# AnnaLew/pangenomix

Hardware: AMD Instinct MI355X
Metric: proteins/sec clustered at 0.8 identity + pan/core iters/sec, 400-genome set (higher is better)
Workload: dtype i32

## Files before the change

### pangenomix_amd/csrc/cluster.hip

```cpp
#include <algorithm>
#include <chrono>
#include <cstdlib>
#include <cmath>
#include <type_traits>
#include <functional>
#include <condition_variable>
#include <mutex>
#include <thread>
#include <vector>

#include "cluster_layout.h"
#include "cluster_tables.h"
#include "pgx_internal.h"

namespace {

using namespace pgxc;

constexpr uint32_t kWindowMax = 65536;
constexpr int kDiscoveryRounds = 2;
constexpr uint32_t kBlockCap = 4096;
constexpr uint32_t kBlockCapMin = 64;

constexpr uint32_t kMaxLen = 1u << 22;
// ... 1583 lines not shown
        }
        if (lane == 0) {
            uint32_t fl = F_EVAL;
            if (best_sum >= req_aas[k1r]) fl |= F_DIAG_PASS;
            if (!(br >= len2 || bl <= -len1 || bl > br)) fl |= F_BAND_OK;
            if (br - bl + 1 > kMaxBand) { fl |= F_TOO_BIG; if (fl & F_DIAG_PASS) atomicOr(err, (uint32_t)E_BAND); }
            pairs[p].best_sum = best_sum; pairs[p].band_left = bl; pairs[p].band_center = bc;
            pairs[p].band_right = br; pairs[p].flags = fl;
        }
        __syncthreads();
    }
}

enum { BK_NONE = 0, BK_DIAG = 1, BK_LEFT = 2, BK_TOP = 3 };

__device__ __forceinline__ int64_t shfl_i64(int64_t v, int src_lane) {
    const int lo = __shfl((int)(uint32_t)v, src_lane);
    const int hi = __shfl((int)(v >> 32), src_lane);
    return (int64_t)(((uint64_t)(uint32_t)hi << 32) | (uint32_t)lo);
}

__device__ int band_align_wave(const uint8_t *__restrict__ s1, const uint8_t *__restrict__ s2, int len1,
                               int len2, int bl, int bc, int br, const int8_t *__restrict__ sub ,
                               int gap_open, int gap_ext) {
    const int lane = threadIdx.x & 63;
    const int bw = br - bl + 1;
    const int j1 = lane;
    const bool col = j1 < bw;
    const int i_start = max(1, 1 - bl - j1);
    const int i_end = min(len1, len2 - bl - j1);
    const int i_start_left = max(1, 2 - bl - j1);
    const int maxd = bc - bl;
    const int dist = j1 > maxd ? j1 - maxd : maxd - j1;
    const int64_t bonus = 4 - (dist & 3);
    const int64_t gap = kScoreScale * gap_open, ext = kScoreScale * gap_ext;
    int64_t sc = 0;
    int bk = BK_NONE, id = 0;
    const int t_last = 2 * len1 + bw - 1;
    for (int t = 2; t <= t_last; ++t) {
        const int64_t l_sc_n = shfl_i64(sc, (lane + 63) & 63);
        const int l_meta = __shfl((id << 2) | bk, (lane + 63) & 63);
        const int64_t r_sc_n = shfl_i64(sc, (lane + 1) & 63);
        const int r_meta = __shfl((id << 2) | bk, (lane + 1) & 63);
        const int d = t - j1;
        const int i = d >> 1;
        if (col && !(d & 1) && i >= i_start && i <= i_end) {
            const int j = j1 + i + bl;
            const int ci = s1[i - 1], cj = s2[j - 1];
            int64_t sij = kScoreScale * (int64_t)sub[ci * kNAA1 + cj];
            if (sij > 0) sij += bonus;
            int64_t p_sc; int p_id;
            if (i - 1 >= i_start) { p_sc = sc; p_id = id; }
            else { p_sc = ext * (int64_t)((i - 1 == 0) ? (j - 1) : (i - 1)); p_id = 0; }
            int64_t best = p_sc + sij;
            int back = BK_DIAG, nid = p_id + (ci == cj);
            const int64_t gap0 = (i == len1 || j == len2) ? ext : gap;
            if (j1 > 0) {
                int64_t l_sc; int l_bk, l_id;
                if (i >= i_start_left) { l_sc = l_sc_n; l_bk = l_meta & 3; l_id = l_meta >> 2; }
                else { l_sc = ext * (int64_t)i; l_bk = BK_NONE; l_id = 0; }
                const int64_t s = l_sc + (l_bk == BK_LEFT ? ext : gap0);
                if (s > best) { best = s; back = BK_LEFT; nid = l_id; }
            }
            if (j1 + 1 < bw) {
                int64_t r_sc; int r_bk, r_id;
                if (i - 1 >= 1) { r_sc = r_sc_n; r_bk = r_meta & 3; r_id = r_meta >> 2; }
                else { r_sc = ext * (int64_t)j; r_bk = BK_NONE; r_id = 0; }
                const int64_t s = r_sc + (r_bk == BK_TOP ? ext : gap0);
                if (s > best) { best = s; back = BK_TOP; nid = r_id; }
            }
            sc = best; bk = back; id = nid;
        }
    }
    int end_lane;
    if (len2 - bl < len1) end_lane = 0;
    else if (len1 + br < len2) end_lane = bw - 1;
    else end_lane = len2 - len1 - bl;
    return __shfl(id, end_lane);
}

constexpr int kA16MaxSlot = 4096;
constexpr int kA16BigSlot = 8192;
constexpr int kScaleShift = 14;

__device__ __forceinline__ int dpp_row_shr1(int v) { return __builtin_amdgcn_update_dpp(0, v, 0x111, 0xF, 0xF, true); }
__device__ __forceinline__ int dpp_row_shl1(int v) { return __builtin_amdgcn_update_dpp(0, v, 0x101, 0xF, 0xF, true); }

__device__ __forceinline__ uint32_t lane_select(uint64_t mask, uint32_t if_set, uint32_t if_clear) {
    uint32_t d;
    asm("v_cndmask_b32_e64 %0, %1, %2, %3" : "=v"(d) : "v"(if_clear), "v"(if_set), "s"(mask));
    return d;
}
__device__ __forceinline__ uint64_t lanes_equal(uint32_t a, uint32_t b) { return __builtin_amdgcn_uicmp(a, b, 32 ); }

__device__ __forceinline__ bool pair_is_wide(int len1, int len2, int bl, int br, int max_sum) {
    return len1 + len2 > max_sum || br - bl + 1 > 32;
}

template <int kA16Slot>
__global__ __launch_bounds__(256) void align16_kernel(DevSeqs S, const uint32_t *__restrict__ rep_seq,
                                                     Pair *__restrict__ pairs, PairSel sel,
                                                     const int32_t *__restrict__ req_aa1, double cluster_thd,
                                                     uint32_t b0, unsigned long long *__restrict__ best,
                                                     uint32_t key_flag, uint32_t *__restrict__ n_wide, uint32_t second_pass) {
    __shared__ int2 tab[4][kNAA1 * kNAA1];
    __shared__ uint32_t seqbuf[16 * (kA16Slot / 4) + 32];
    __builtin_amdgcn_s_setprio(3);
    const uint32_t n = sel_count(sel);
    if (blockIdx.x * 16u >= n) return;
    if (second_pass && *n_wide == 0u) return;
    for (int c = threadIdx.x; c < 4 * kNAA1 * kNAA1; c += 256) {
        const int cc = c % (kNAA1 * kNAA1);
        const int s = S.nt ? (cc / kNAA1 == cc % kNAA1 ? 2 : -2) : (int)kBlosum62_dev[cc];
        const int v = s * (1 << kScaleShift) + (s > 0 ? c / (kNAA1 * kNAA1) + 1 : 0);
        tab[c / (kNAA1 * kNAA1)][cc] = make_int2(v * 4 + 2, cc / kNAA1 == cc % kNAA1);
    }
    __syncthreads();
    const int lane = threadIdx.x & 63, gl = lane & 15;
    const int slot = (threadIdx.x >> 6) * 4 + (lane >> 4);
    const uint8_t *sb = reinterpret_cast<const uint8_t *>(seqbuf + slot * (kA16Slot / 4));
    const int gap = (S.nt ? -6 : kGapOpen) * (1 << kScaleShift), ext = (S.nt ? -1 : kGapExt) * (1 << kScaleShift);
    constexpr int kNever = INT32_MIN / 2;

    for (uint32_t base = blockIdx.x * 16u; base < n; base += gridDim.x * 16u) {
        const uint32_t w = base + (uint32_t)slot;
        uint32_t p = 0;
        Pair pr{};
        bool fast = false;
        int len1 = 1, len2 = 1;
        uint32_t k1 = 0, k2 = 0;
        if (w < n) {
            p = sel_pair(sel, w);
            pr = pairs[p];
            k1 = pr.q; k2 = rep_seq ? rep_seq[pr.r] : pr.r;
            len1 = (int)S.len[k1]; len2 = (int)S.len[k2];
            fast = (pr.flags & (F_DIAG_PASS | F_BAND_OK | F_TOO_BIG | F_ALIGNED)) == (F_DIAG_PASS | F_BAND_OK);
            if (fast && pair_is_wide(len1, len2, pr.band_left, pr.band_right, kA16Slot - 96)) {
                fast = false;
                if (gl == 0 && !second_pass) atomicAdd(n_wide, 1u);
            }
        }
        const int bl = pr.band_left, bw = fast ? pr.band_right - pr.band_left + 1 : 0;
        int o1 = 0, o2 = 0;
        if (fast) {
            const uint32_t *p1 = S.pk + S.pk_off[k1], *p2 = S.pk + S.pk_off[k2];
            const int w1 = (len1 + 5) / 6, w2 = (len2 + 5) / 6;
            uint8_t *sbw = reinterpret_cast<uint8_t *>(seqbuf + slot * (kA16Slot / 4));
            o2 = (6 * w1 + 7) & ~7;
            for (int w = gl; w < w1; w += 16) {
                const uint32_t x = p1[w];
                for (int t = 0; t < 6; ++t) sbw[6 * w + t] = (uint8_t)((x >> (5 * t)) & 31u);
            }
            for (int w = gl; w < w2; w += 16) {
                const uint32_t x = p2[w];
                for (int t = 0; t < 6; ++t) sbw[o2 + 6 * w + t] = (uint8_t)(((x >> (5 * t)) & 31u) << 3);
            }
        }
        const int c0 = 2 * gl, c1 = c0 + 1;
        const bool v0 = c0 < bw, v1 = c1 < bw;
        const int if0 = max(0, -bl - c0), if1 = max(0, -bl - c1);
        const int ie0 = min(len1, len2 - bl - c0), ie1 = min(len1, len2 - bl - c1);
        const int bs0 = ext * (if0 > 0 ? if0 : c0 + bl), bs1 = ext * (if1 > 0 ? if1 : c1 + bl);
        const int maxd = pr.band_center - bl;
        const int d0 = c0 > maxd ? c0 - maxd : maxd - c0, d1 = c1 > maxd ? c1 - maxd : maxd - c1;
        const int2 *t0 = tab[3 - (d0 & 3)], *t1 = tab[3 - (d1 & 3)];
        const bool left0 = c0 > 0, top0 = c0 + 1 < bw, top1 = c1 + 1 < bw;
        const int trip = fast ? len1 + ((bw + 1) >> 1) : 0;

        auto res1 = [&](int i) { return (int)sb[o1 + max(i - 1, 0)]; };
        auto res2 = [&](int j) { return (int)sb[o2 + min(max(j - 1, 0), len2 - 1)]; };
        auto entry = [](const int2 *t, int c_query, int c_rep8) {
            return *reinterpret_cast<const int2 *>(__builtin_assume_aligned(
                reinterpret_cast<const char *>(t) + c_query * (kNAA1 * 8) + c_rep8, 8));
        };
        int i = -gl;
        int ci = res1(i), cje = res2(c0 + i + bl), cjo = res2(c1 + i + bl);
        int2 te = entry(t0, ci, cje), to = entry(t1, ci, cjo);
        int sc0 = 0, m0 = 0, sc1 = 0, m1 = 0;

        auto row = [&](int tau) {
            const int ci_n = res1(i + 1), cjo_n = res2(c1 + i + 1 + bl);
            const int cje_n = cjo;
            const int se = te.x >> 2, so = to.x >> 2, me = te.y, mo = to.y;
            const int l_sc = dpp_row_shr1(sc1), l_m = dpp_row_shr1(m1);
            {
                const int g0 = i == ie0 ? ext : gap;
                int bst = sc0 + se, bm = ((m0 >> 2) + me) << 2 | BK_DIAG;
                const int ls = left0 ? l_sc + ((l_m & 3) == BK_LEFT ? ext : g0) : kNever;
                if (ls > bst) { bst = ls; bm = (l_m & ~3) | BK_LEFT; }
                const int ts = top0 ? sc1 + ((m1 & 3) == BK_TOP ? ext : g0) : kNever;
                if (ts > bst) { bst = ts; bm = (m1 & ~3) | BK_TOP; }
                if (i == if0) { bst = bs0; bm = BK_NONE; }
                if (v0 && tau < trip && i >= if0 && i <= ie0) { sc0 = bst; m0 = bm; }
            }
            const int r_sc = dpp_row_shl1(sc0), r_m = dpp_row_shl1(m0);
            {
                const int g0 = i == ie1 ? ext : gap;
                int bst = sc1 + so, bm = ((m1 >> 2) + mo) << 2 | BK_DIAG;
                const int ls = sc0 + ((m0 & 3) == BK_LEFT ? ext : g0);
                if (ls > bst) { bst = ls; bm = (m0 & ~3) | BK_LEFT; }
                const int ts = top1 ? r_sc + ((r_m & 3) == BK_TOP ? ext : g0) : kNever;
                if (ts > bst) { bst = ts; bm = (r_m & ~3) | BK_TOP; }
                if (i == if1) { bst = bs1; bm = BK_NONE; }
                if (v1 && tau < trip && i >= if1 && i <= ie1) { sc1 = bst; m1 = bm; }
            }
            __builtin_amdgcn_sched_barrier(0);
            cje = cje_n; cjo = cjo_n; ci = ci_n;
            te = entry(t0, ci, cje); to = entry(t1, ci, cjo);
            ++i;
        };
        int lo = 0, hi = INT32_MAX, wtrip = trip;
        if (fast && v0) {
            lo = max(if0, v1 ? if1 : 0) + gl + 1;
            hi = min(ie0, v1 ? ie1 : ie0) + gl;
        }
        for (int d = 32; d > 0; d >>= 1) {
            lo = max(lo, __shfl_xor(lo, d)); hi = min(hi, __shfl_xor(hi, d)); wtrip = max(wtrip, __shfl_xor(wtrip, d));
        }
        wtrip = __builtin_amdgcn_readfirstlane(wtrip);
        lo = __builtin_amdgcn_readfirstlane(min(lo, wtrip)); hi = __builtin_amdgcn_readfirstlane(min(hi, wtrip));
        int tau = 0;
        for (; tau < lo; ++tau) row(tau);
        if (tau < hi) {
            constexpr uint32_t kBias = 0x80000000u;
            uint32_t G1 = (uint32_t)(gap * 4 + 1), E1 = (uint32_t)(ext * 4 + 1), G0 = (uint32_t)(gap * 4), E0 = (uint32_t)(ext * 4);
            asm volatile("" : "+v"(G1), "+v"(E1), "+v"(G0), "+v"(E0));
            const uint32_t live0 = v0 ? ~0u : 0u, live1 = v1 ? ~0u : 0u;
            auto to_key = [&](int sc, int m, uint32_t live, uint32_t &K, uint32_t &N, uint32_t &XL, uint32_t &XT) {
                const uint32_t Kc = (uint32_t)(sc * 4) + kBias;
                const int b = m & 3;
                K = Kc | (b == BK_LEFT ? 1u : (b == BK_TOP ? 0u : 2u));
                N = (uint32_t)(m >> 2);
                XL = (Kc + (b == BK_LEFT ? E1 : G1)) & live;
                XT = (Kc + (b == BK_TOP ? E0 : G0)) & live;
            };
            uint32_t K0, N0, XL0, XT0, K1, N1, XL1, XT1;
            to_key(sc0, m0, live0, K0, N0, XL0, XT0);
            to_key(sc1, m1, live1, K1, N1, XL1, XT1);
            const uint8_t *a1 = sb + o1 + i, *a2 = sb + o2 + c1 + i + bl;
            auto step = [&]() {
                const int ci_n = *a1, cjo_n = *a2;
                const int cje_n = cjo;
                ++a1; ++a2;
                {
                    const uint32_t lXL = (uint32_t)__builtin_amdgcn_update_dpp(0, (int)XL1, 0x111, 0xF, 0xF, true);
                    const uint32_t lN = (uint32_t)dpp_row_shr1((int)N1);
                    const uint32_t K = max(max((K0 & ~3u) + (uint32_t)te.x, lXL), XT1);
                    const uint32_t b = K & 3u, Kc = K & ~3u;
                    const uint64_t isL = lanes_equal(b, 1u), isT = lanes_equal(b, 0u);
                    N0 = lane_select(isL, lN, lane_select(isT, N1, N0 + (uint32_t)te.y));
                    K0 = K;
                    XL0 = (Kc + lane_select(isL, E1, G1)) & live0; XT0 = (Kc + lane_select(isT, E0, G0)) & live0;
                }
                {
                    const uint32_t rXT = (uint32_t)__builtin_amdgcn_update_dpp(0, (int)XT0, 0x101, 0xF, 0xF, true);
                    const uint32_t rN = (uint32_t)dpp_row_shl1((int)N0);
                    const uint32_t K = max(max((K1 & ~3u) + (uint32_t)to.x, XL0), rXT);
                    const uint32_t b = K & 3u, Kc = K & ~3u;
                    const uint64_t isL = lanes_equal(b, 1u), isT = lanes_equal(b, 0u);
                    N1 = lane_select(isL, N0, lane_select(isT, rN, N1 + (uint32_t)to.y));
                    K1 = K;
                    XL1 = (Kc + lane_select(isL, E1, G1)) & live1; XT1 = (Kc + lane_select(isT, E0, G0)) & live1;
                }
                __builtin_amdgcn_sched_barrier(0);
                cje = cje_n; cjo = cjo_n; ci = ci_n;
                te = entry(t0, ci, cje); to = entry(t1, ci, cjo);
                ++i;
            };
            for (; tau < hi; ++tau) step();
            asm volatile("" : "+v"(K0), "+v"(K1));
            auto from_key = [&](uint32_t K, uint32_t N, int &sc, int &m) {
                sc = (int)(K - kBias) >> 2;
                m = (int)(N << 2) | ((K & 3u) == 1u ? BK_LEFT : ((K & 3u) == 0u ? BK_TOP : BK_DIAG));
            };
            if (v0) from_key(K0, N0, sc0, m0);
            if (v1) from_key(K1, N1, sc1, m1);
        }
        for (; tau < wtrip; ++tau) row(tau);
        int ce;
        if (len2 - bl < len1) ce = 0;
        else if (len1 + pr.band_right < len2) ce = bw - 1;
        else ce = len2 - len1 - bl;
        ce = max(ce, 0);
        const int src = (lane & 48) + (ce >> 1);
        const int e0 = __shfl(m0, src), e1 = __shfl(m1, src);
        const int iden = ((ce & 1) ? e1 : e0) >> 2;
        if (fast && gl == 0) {
            const uint32_t k1r = real_of(S, k1);
            bool ok = iden >= req_aa1[k1r];
            if (ok) {
                const float pc = (float)iden / (float)len1;
                ok = !((double)pc < cluster_thd);
            }
            pairs[p].iden = iden;
            pairs[p].flags = pr.flags | F_ALIGNED | (ok ? F_ACCEPT : 0u);
            if (ok && sel.accepted_out) sel.accepted_out[k1r - b0] = 1;
            if (ok && best)
                atomicMin(&best[k1r - b0], ((unsigned long long)(k1 != k1r) << 63) | ((unsigned long long)pr.minc << 32) | key_flag | pr.r);
        }
    }
}
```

⁂

**TASK GOAL**
Check every line of the entries above, and copy those that carry the string "dist".

**SOLVED PROBLEM**
    const int dist = j1 > maxd ? j1 - maxd : maxd - j1;
    const int64_t bonus = 4 - (dist & 3);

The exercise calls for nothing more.